Ok I know how to solve the problem if you just assume the plane's equation is $x-2y+2z+k = 0$ ($k$ is some constant) and then use the distance formula to find the value of k and then finally obtaining the required equation ...
But is there some other way of doing this which involves something like: $\dfrac{a_1}{a_2}=\dfrac{b_1}{b_2}=\dfrac{c1}{c2}=$constant (parallelism condition)?
Thank you!
On
There's a solution which involves the vector equation of the planes: if the given plane $H_0$ has equation $ax+by+cz=k$, let $\vec n=(a,b,c)$ be the normal vector to $H_0$, $M_0(_0,y_0,z_0)$ a point in $H_0$. Denote $H$ a plane parallel to $H0$ and at distance $1$.
This means the point $N_0=M_0\pm\dfrac{\vec n}{\bigl|\mkern2mu\vec n\mkern2mu\bigr|}$ must be in $H$ so that its vector equation is $$\vec n\cdot M=\vec n\cdot N_0=\vec n\cdot M_0 \pm\frac{\vec n\cdot\vec n}{\bigl|\mkern2mu\vec n\mkern2mu\bigr|}=\vec n\cdot M_0\pm\bigl|\mkern2mu\vec n\mkern2mu\bigr|$$ But as $M_0$ is in $H_0$, $\;\vec n\cdot M_0=ax_0+by_0+cz_0=k $, so an equation of $H$ is $$ax+by+cz=k\pm\bigl|\mkern2mu\vec n\mkern2mu\bigr|=k\pm\sqrt{a^2+b^2+c^2}.$$
Let's say you have a plane $$a x + b y + c z = d \tag{1}\label{NA1}$$
The normal of the plane is $$\vec{n} = ( a , b , c )$$
The signed distance from point $(x, y, z)$ to the plane is $$s(x, y, z) = \frac{ a x + b y + c z - d}{\sqrt{ a^2 + b^2 + c^2 }} \tag{2}\label{NA2}$$ Signed distance is positive in the same direction as the normal, negative in the opposite direction.
OP wants to find a plane with normal $\vec{n} = (a, b, c)$, that is at signed distance $\rho$ from point $(\chi, \gamma, \zeta)$, i.e. $s(\chi, \gamma, \zeta) = \rho$. (Planes are parallel if their normals are parallel, i.e. $\vec{n}_1 = k \, \vec{n}_2$, $k \in \mathbb{R}$, $k \ne 0$. OP can simply choose $k = 1$, and reuse the normal vector from the original plane.)

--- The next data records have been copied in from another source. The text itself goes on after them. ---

template <int DT, int MT, bool FAST, int NW, int LOAD, bool CMP = false>
__device__ __forceinline__ void tw_body(const TowerArgs &g) {
  static_assert(!CMP || (!FAST && NW == 8 && TW_LOADERS == 1 && MT == (LOAD == 2 ? TWC_LOADER_TILES : 13 - TWC_LOADER_TILES)), "compact form: 8 waves, 13 row tiles");
  constexpr int CR = 14, CZ = 16;
  constexpr int TB0 = LOAD == 2 ? 0 : TWC_LOADER_TILES;
  constexpr int NT = NW * 64;
  constexpr int WN = NW / 2;
  constexpr int CT = 8 / WN;
  constexpr int PIECES = 4 * LOAD;
  constexpr int DMA_PER_WAVE = PIECES * 1024;
  constexpr int MID = PIECES == 8 ? 4096 : 0;
  constexpr bool STREAM = TW_AHEAD == 2 && !(TW_STAGGER != 0 && NW == 8 && TW_LOADERS == 1);
  constexpr int STAG = (NW == 8 && TW_LOADERS == 1 && LOAD == 0) ? TW_STAGGER : 0;
  extern __shared__ __attribute__((aligned(16))) unsigned char smem[];
  unsigned char *const img = smem + TW_IMG0;
  unsigned char *const ring = smem + TW_RING;
  const float *const biasbuf = reinterpret_cast<const float *>(smem + TW_BIAS);
  float *const vred = reinterpret_cast<float *>(smem + TW_VRED);
  fpc_board *const lboard = reinterpret_cast<fpc_board *>(smem + TW_BOARD);
  const int tid = threadIdx.x, lane = tid & 63;
  const int wave = __builtin_amdgcn_readfirstlane(tid >> 6);
  const int wm = wave / WN, wn = wave % WN;
  const int li = lane & 15, lq = lane >> 4;
  const int game = blockIdx.x;
  const int P = g.P, NR = g.NR;

  int slot = 0, rot_k = 0;
  if (g.boards) {
    slot = g.leaf_slot[game];
    if (slot < 0) return;
    rot_k = first_leaf_turn(g.leaf_slot, g.leaf_turn, g.n_games);
  }

  const int rbase = CMP ? CZ + TB0 * 16 + li : (g.T0 + wm * MT) * 16 + li;
  uint32_t inmask = 0;
#pragma unroll
  for (int mt = 0; mt < MT; ++mt) {
    const int r = rbase + 16 * mt;
    if (CMP) {
      if (r - CZ < CR * CR) inmask |= 1u << mt;
    } else {
      const int pi = r / P, pj = r - pi * P;
      if (r < g.PP && pi >= 1 && pi <= g.R && pj >= 1 && pj <= g.R) inmask |= 1u << mt;
    }
  }
  auto colmask = [](int mt, int dx) -> uint64_t {
    uint32_t m16 = 0;
    for (int i = 0; i < 16; ++i)
      if (dx != 0 && ((TB0 + mt) * 16 + i) % CR == (dx < 0 ? 0 : CR - 1)) m16 |= 1u << i;
    const uint32_t m32 = m16 * 0x10001u;
    return ((uint64_t)m32 << 32) | m32;
  };
  auto lane_select = [](uint32_t a, uint32_t b, uint64_t m) -> uint32_t {
    uint32_t r;
    asm("v_cndmask_b32_e64 %0, %1, %2, %3" : "=v"(r) : "v"(a), "v"(b), "s"(m));
    return r;
  };
  const int bq = (lq >> 1) * 256 + (lq & 1) * 128;
  const int apart = (li >> 3) * 2048 + (li & 7) * 16 + bq;
  const int apart_s = (li >> 3) * 512 + (li & 7) * 16 + bq;
  const int cb64 = wn * (CT * 16);
  const int cb16 = (wn & 1) * 16;
  const bool vactive = wn < 2;

  for (int c = tid; c < (TW_IMG0 + TW_IMG) / 16; c += NT) reinterpret_cast<t_u32x4 *>(smem)[c] = t_u32x4{0u, 0u, 0u, 0u};
  unsigned char *const enc = smem + TW_ENC;
  const int enc_bytes = CMP ? 240 * 64 : ((NR + 7) >> 3) * 512;
  for (int c = tid; c < enc_bytes / 16; c += NT) reinterpret_cast<t_u32x4 *>(enc)[c] = t_u32x4{0u, 0u, 0u, 0u};
  {
    const t_u32x4 *src = reinterpret_cast<const t_u32x4 *>(g.Wstem);
    t_u32x4 *dst = reinterpret_cast<t_u32x4 *>(ring);
    for (int c = tid; c < 9 * TW_STEM_TAP / 16; c += NT) dst[c] = src[c];
  }
  t_f32x4 bst[CT];
#pragma unroll
  for (int ct = 0; ct < CT; ++ct) bst[ct] = *reinterpret_cast<const t_f32x4 *>(g.bstem + cb64 + ct * 16 + 4 * lq);
  __syncthreads();
  if (g.boards) {
    constexpr int WPB = (int)(sizeof(fpc_board) / 4);
    if (tid < WPB) reinterpret_cast<uint32_t *>(lboard)[tid] =
        reinterpret_cast<const uint32_t *>(g.boards + (size_t)game * g.board_stride + slot)[tid];
    __syncthreads();
    if (g.rules & FPC_RULES_ROTATION) rot_k = lboard->turn;
    for (int r = tid; r < (CMP ? CR * CR : g.PP); r += NT) {
      const int pi = CMP ? r / CR + 1 : r / P, pj = CMP ? r % CR + 1 : r - pi * P;
      if (pi < 1 || pi > g.R || pj < 1 || pj > g.R) continue;
      const uint8_t p = lboard->sq[rot90_src(g.R, rot_k, pi - 1, pj - 1)];
      if (!present(p)) continue;
      const int plane = piece_plane(p, lboard->turn, g.rules);
      *reinterpret_cast<uint16_t *>(enc + tw_lay(4, CMP ? CZ + r : r, plane >> 3) + (plane & 7) * 2) = g.one16;
    }
  } else if (CMP) {
    const uint16_t *src = g.in16 + (size_t)game * g.PP * 32;
    for (int c = tid; c < CR * CR * 4; c += NT) {
      const int q = c >> 2, j = c & 3;
      *reinterpret_cast<t_u32x4 *>(enc + tw_lay(4, CZ + q, j)) =
// ... 59 lines not shown
  auto open_tap = [&](int T) {
    issue_bias(T);
    if (LOAD == 0) return;
    dsrc = g.Wt + (size_t)T * TW_TAP + lw * DMA_PER_WAVE + MID;
    tw_set_m0((uint32_t)__builtin_amdgcn_readfirstlane(TW_RING + (T % 3) * TW_TAP + lw * DMA_PER_WAVE + MID));
  };
  auto piece = [&](auto i_c) {
    constexpr int I = decltype(i_c)::value;
    if (LOAD != 0) tw_dma_piece<I * 1024 - MID>(dsrc, dma_lane);
  };
  issue_tap(0);
  issue_tap(1);
  if (STREAM) {
    open_tap(2);
    piece(std::integral_constant<int, 0>{});
    if (LOAD == 2) piece(std::integral_constant<int, 1>{});
  }

  unsigned char *const dummy = smem + TW_DUMMY + lane * 8;
  unsigned char *const wbase = img + (rbase >> 3) * 2048 + (rbase & 7) * 16 + wn * (CT * 256) + (lane >> 5) * 128 + ((lane >> 4) & 1) * 8;
  auto epilogue = [&](auto res_c) {
    constexpr int RES = decltype(res_c)::value;
    if (TW_STRIP & 16) return;
#pragma unroll
    for (int mt = 0; mt < MT; ++mt) {
      unsigned char *dst = ((inmask >> mt) & 1u) ? wbase + mt * 4096 : dummy;
#pragma unroll
      for (int ct = 0; ct < CT; ++ct) {
        t_f32x4 v = acc[mt][ct];
        if (RES == 2) {
          v[0] += M16<DT>::lo(res[mt][ct][0]); v[1] += M16<DT>::hi(res[mt][ct][0]);
          v[2] += M16<DT>::lo(res[mt][ct][1]); v[3] += M16<DT>::hi(res[mt][ct][1]);
        }
        const t_u32x2 pk = t_u32x2{tw_relu2(M16<DT>::pack2(v[0], v[1])), tw_relu2(M16<DT>::pack2(v[2], v[3]))};
        if (RES != 0) res[mt][ct] = pk;
        *reinterpret_cast<t_u32x2 *>(((inmask >> mt) & 1u) ? dst + ct * 256 : dst) = pk;
      }
      __builtin_amdgcn_sched_barrier(0);
    }
  };
  const std::integral_constant<int, 0> c0{};
  const std::integral_constant<int, 1> c1{};
  const std::integral_constant<int, 2> c2{};
  const std::integral_constant<int, 3> c3{};
  epilogue(c1);
  if (TW_STRIP & 32) { asm volatile("s_waitcnt vmcnt(0)" ::: "memory"); return; }
  if (STREAM) asm volatile("s_waitcnt vmcnt(%0)" ::"n"(PIECES + LOAD) : "memory");
  else asm volatile("s_waitcnt vmcnt(0)" ::: "memory");
  __syncthreads();

  t_u32x4 fa[2][CT], fb[2][MT];
  int gt = 0;
  const unsigned char *wslot;
  const unsigned char *bbase;
  const unsigned char *blast;
  int boff[FAST ? 1 : MT];
  auto set_tap = [&](int tap, int cb) {
    wslot = ring + (gt % 3) * TW_TAP + cb * 256 + apart;
    const int shift = (tap / 3 - 1) * P + (tap % 3 - 1);
    if (FAST) {
      const int r = rbase + shift;
      bbase = img + (r >> 3) * 2048 + (r & 7) * 16 + bq;
      int rl = r + 16 * (MT - 1);
      rl = rl >= NR ? rl - NR : rl;
      blast = img + (rl >> 3) * 2048 + (rl & 7) * 16 + bq;
    } else if (CMP) {
      const int dx = tap % 3 - 1;
      const int r = rbase + (tap / 3 - 1) * CR + dx;
      const uint32_t zoff = (r & 7) * 16 + bq;
      const uint32_t b0 = (r >> 3) * 2048 + zoff;
#pragma unroll
      for (int mt = 0; mt < MT; ++mt) {
        const uint64_t m = dx < 0 ? colmask(mt, -1) : dx > 0 ? colmask(mt, 1) : 0ull;
        boff[mt] = (int)lane_select(b0 + mt * 4096, zoff, m);
      }
    } else {
#pragma unroll
      for (int mt = 0; mt < MT; ++mt) {
        const int r = brow(mt, shift);
        boff[mt] = (r >> 3) * 2048 + (r & 7) * 16 + bq;
      }
    }
  };
  auto bptr = [&](int mt) -> const unsigned char * {
    if (FAST) return mt == MT - 1 ? blast : bbase + mt * 4096;
    return img + boff[mt];
  };
  auto kstep = [&](auto mode_c, auto buf_c, auto ksn_c, auto bias_c, const t_f32x4 *b4, auto q_c) {
    constexpr int MODE = decltype(mode_c)::value, B = decltype(buf_c)::value, KSN = decltype(ksn_c)::value;
    constexpr bool BIAS = decltype(bias_c)::value != 0;
    constexpr int N = B ^ 1, Q = decltype(q_c)::value;
    if (!(TW_STRIP & 2)) {
#pragma unroll
      for (int ct = 0; ct < CT; ++ct) fa[N][ct] = *reinterpret_cast<const t_u32x4 *>(wslot + ct * 4096 + KSN * 512);
      fb[N][0] = *reinterpret_cast<const t_u32x4 *>(bptr(0) + KSN * 512);
    }
    __builtin_amdgcn_sched_barrier(0);
#pragma unroll
    for (int mt = 0; mt < MT; ++mt) {
      if (TW_STRIP & 1) {
        if (BIAS) {
#pragma unroll
          for (int ct = 0; ct < (MODE == 0 ? CT : 1); ++ct) acc[mt][ct] = b4[ct];
        }
        asm volatile("" : "+v"(fa[B][0]), "+v"(fb[B][mt]));
      } else if (MODE == 0) {
#pragma unroll
        for (int ct = 0; ct < CT; ++ct) acc[mt][ct] = M16<DT>::mfma(fa[B][ct], fb[B][mt], BIAS ? b4[ct] : acc[mt][ct]);
      } else if (NW == 4 || vactive) {
        acc[mt][0] = M16<DT>::mfma(fa[B][0], fb[B][mt], BIAS ? b4[0] : acc[mt][0]);
      }
      __builtin_amdgcn_sched_barrier(0);
      if (mt + 1 < MT && !(TW_STRIP & 2)) {
        fb[N][mt + 1] = *reinterpret_cast<const t_u32x4 *>(bptr(mt + 1) + KSN * 512);
        __builtin_amdgcn_sched_barrier(0);
      }
      if (STREAM && LOAD != 0) {
        if (mt == (LOAD == 2 ? MT / 3 : MT / 2)) piece(std::integral_constant<int, LOAD * Q>{});
        if (LOAD == 2 && mt == (2 * MT) / 3) piece(std::integral_constant<int, LOAD * Q + 1>{});
        __builtin_amdgcn_sched_barrier(0);
      }
    }
  };
  auto load_b0 = [&]() {
#pragma unroll
    for (int mt = 0; mt < MT; ++mt) fb[0][mt] = *reinterpret_cast<const t_u32x4 *>(bptr(mt));
  };
  auto run_layer = [&](auto mode_c, const int layer, const int cb, const int cb_next) {
    constexpr int MODE = decltype(mode_c)::value;
    t_f32x4 b4[CT];
    {
      const float *bl = biasbuf + (layer & 1) * 256 + cb + 4 * lq;
#pragma unroll
      for (int ct = 0; ct < (MODE == 0 ? CT : 1); ++ct) b4[ct] = *reinterpret_cast<const t_f32x4 *>(bl + ct * 16);
    }
    if (STAG == 3 && !(TW_STRIP & 8)) __syncthreads();
    kstep(mode_c, c0, c1, c1, b4, c1);
#pragma unroll 1
    for (int tap = 0; tap < 9; ++tap) {
      if (STAG == 2) {
        TW_STAMP(gt, 3);
        __syncthreads();
        TW_STAMP(gt, 4);
      }
      TW_STAMP(gt, 0);
      kstep(mode_c, c1, c2, c0, b4, c2);
      TW_STAMP(gt, 1);
      if (STAG == 1) __syncthreads();
      kstep(mode_c, c0, c3, c0, b4, c3);
      TW_STAMP(gt, 2);
      if (!STAG) {
        if (STREAM) asm volatile("s_waitcnt vmcnt(%0)" ::"n"(PIECES) : "memory");
        else asm volatile("s_waitcnt vmcnt(0)" ::: "memory");
        TW_STAMP(gt, 3);
        if (!(TW_STRIP & 8)) __syncthreads();
        TW_STAMP(gt, 4);
        if (STREAM) open_tap(gt + 3);
        else if (gt + 2 < total) issue_tap(gt + 2);
        TW_STAMP(gt, 5);
      }
      ++gt;
      set_tap(tap == 8 ? 0 : tap + 1, tap == 8 ? cb_next : cb);
      TW_STAMP(gt - 1, 6);
      kstep(mode_c, c1, c0, c0, b4, c0);
      TW_STAMP(gt - 1, 7);
      if (STAG == 3 && tap < 8 && !(TW_STRIP & 8)) __syncthreads();
      if (tap < 8) kstep(mode_c, c0, c1, c0, b4, c1);
      TW_STAMP(gt - 1, 8);
    }
  };

  set_tap(0, cb64);
#pragma unroll
  for (int ct = 0; ct < CT; ++ct) fa[0][ct] = *reinterpret_cast<const t_u32x4 *>(wslot + ct * 4096);
  load_b0();
  const int nblocks = g.L / 2;
#pragma unroll 1
  for (int blk = 0; blk < nblocks; ++blk) {
    run_layer(c0, 2 * blk, cb64, cb64);
    epilogue(c0);
    __syncthreads();
    load_b0();
    run_layer(c0, 2 * blk + 1, cb64, blk + 1 == nblocks ? cb16 : cb64);
    epilogue(c2);
    __syncthreads();
    load_b0();
  }
  float vpart = 0.f;
  {
    run_layer(c1, g.L, cb16, cb64);
#pragma unroll
    for (int mt = 0; mt < MT; ++mt) {
      const int r = rbase + 16 * mt;
      const int pi = r / P, pj = r - pi * P;
      const bool in = ((inmask >> mt) & 1u) && (NW == 4 || vactive);
      const int qp = !in ? 0 : CMP ? r - CZ : (pi - 1) * g.R + (pj - 1);
      const t_f32x4 w4 = *reinterpret_cast<const t_f32x4 *>(g.vw + qp * 32 + cb16 + 4 * lq);
#pragma unroll
      for (int j = 0; j < 4; ++j) {
        float v = acc[mt][0][j];
        v = v > 0.f ? v : 0.f;
        vpart += in ? v * w4[j] : 0.f;
      }
    }
  }
  run_layer(c0, g.L + 1, cb64, cb64);
  epilogue(c0);
  __syncthreads();

  if (!(TW_STRIP & 64)) {
    const int cpr = g.A_ch / 8;
    for (int c = tid; c < (CMP ? CR * CR : g.PP) * 16; c += NT) {
      const int j = c & 15;
      if (j >= cpr) continue;
      int r = c >> 4, q = r;
      if (CMP) r += CZ;
      else {
        const int pi = r / P, pj = r - pi * P;
        if (pi < 1 || pi > g.R || pj < 1 || pj > g.R) continue;
        q = (pi - 1) * g.R + (pj - 1);
      }
      *reinterpret_cast<t_u32x4 *>(g.xfc + (size_t)game * g.Kp + (size_t)q * g.A_ch + j * 8) =
          *reinterpret_cast<const t_u32x4 *>(img + tw_lay(16, r, j));
    }
  }
  for (int off = 32; off >= 1; off >>= 1) vpart += __shfl_xor(vpart, off);
  if (lane == 0) vred[wave] = vpart;
  __syncthreads();
  if (tid == 0) g.value[game] = tanhf(g.vb + ((vred[0] + vred[1]) + (vred[WN] + vred[WN + 1])));
  asm volatile("s_waitcnt vmcnt(0)" ::: "memory");
}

Substituting into $\eqref{NA2}$ yields $$\rho = \frac{a \chi + b \gamma + c \zeta - d}{\sqrt{ a^2 + b^2 + c^2 }}$$ which we can solve for d, getting $$\bbox[1em, border:3px double lightgray]{d = a \chi + b \gamma + c \zeta - \rho \sqrt{ a^2 + b^2 + c^2 } } \tag{3}\label{NA3}$$ Note that $\eqref{NA3}$ works for all planes having normal $(a, b, c)$, any points $(\chi, \gamma, \zeta)$, and all signed distances $\rho$.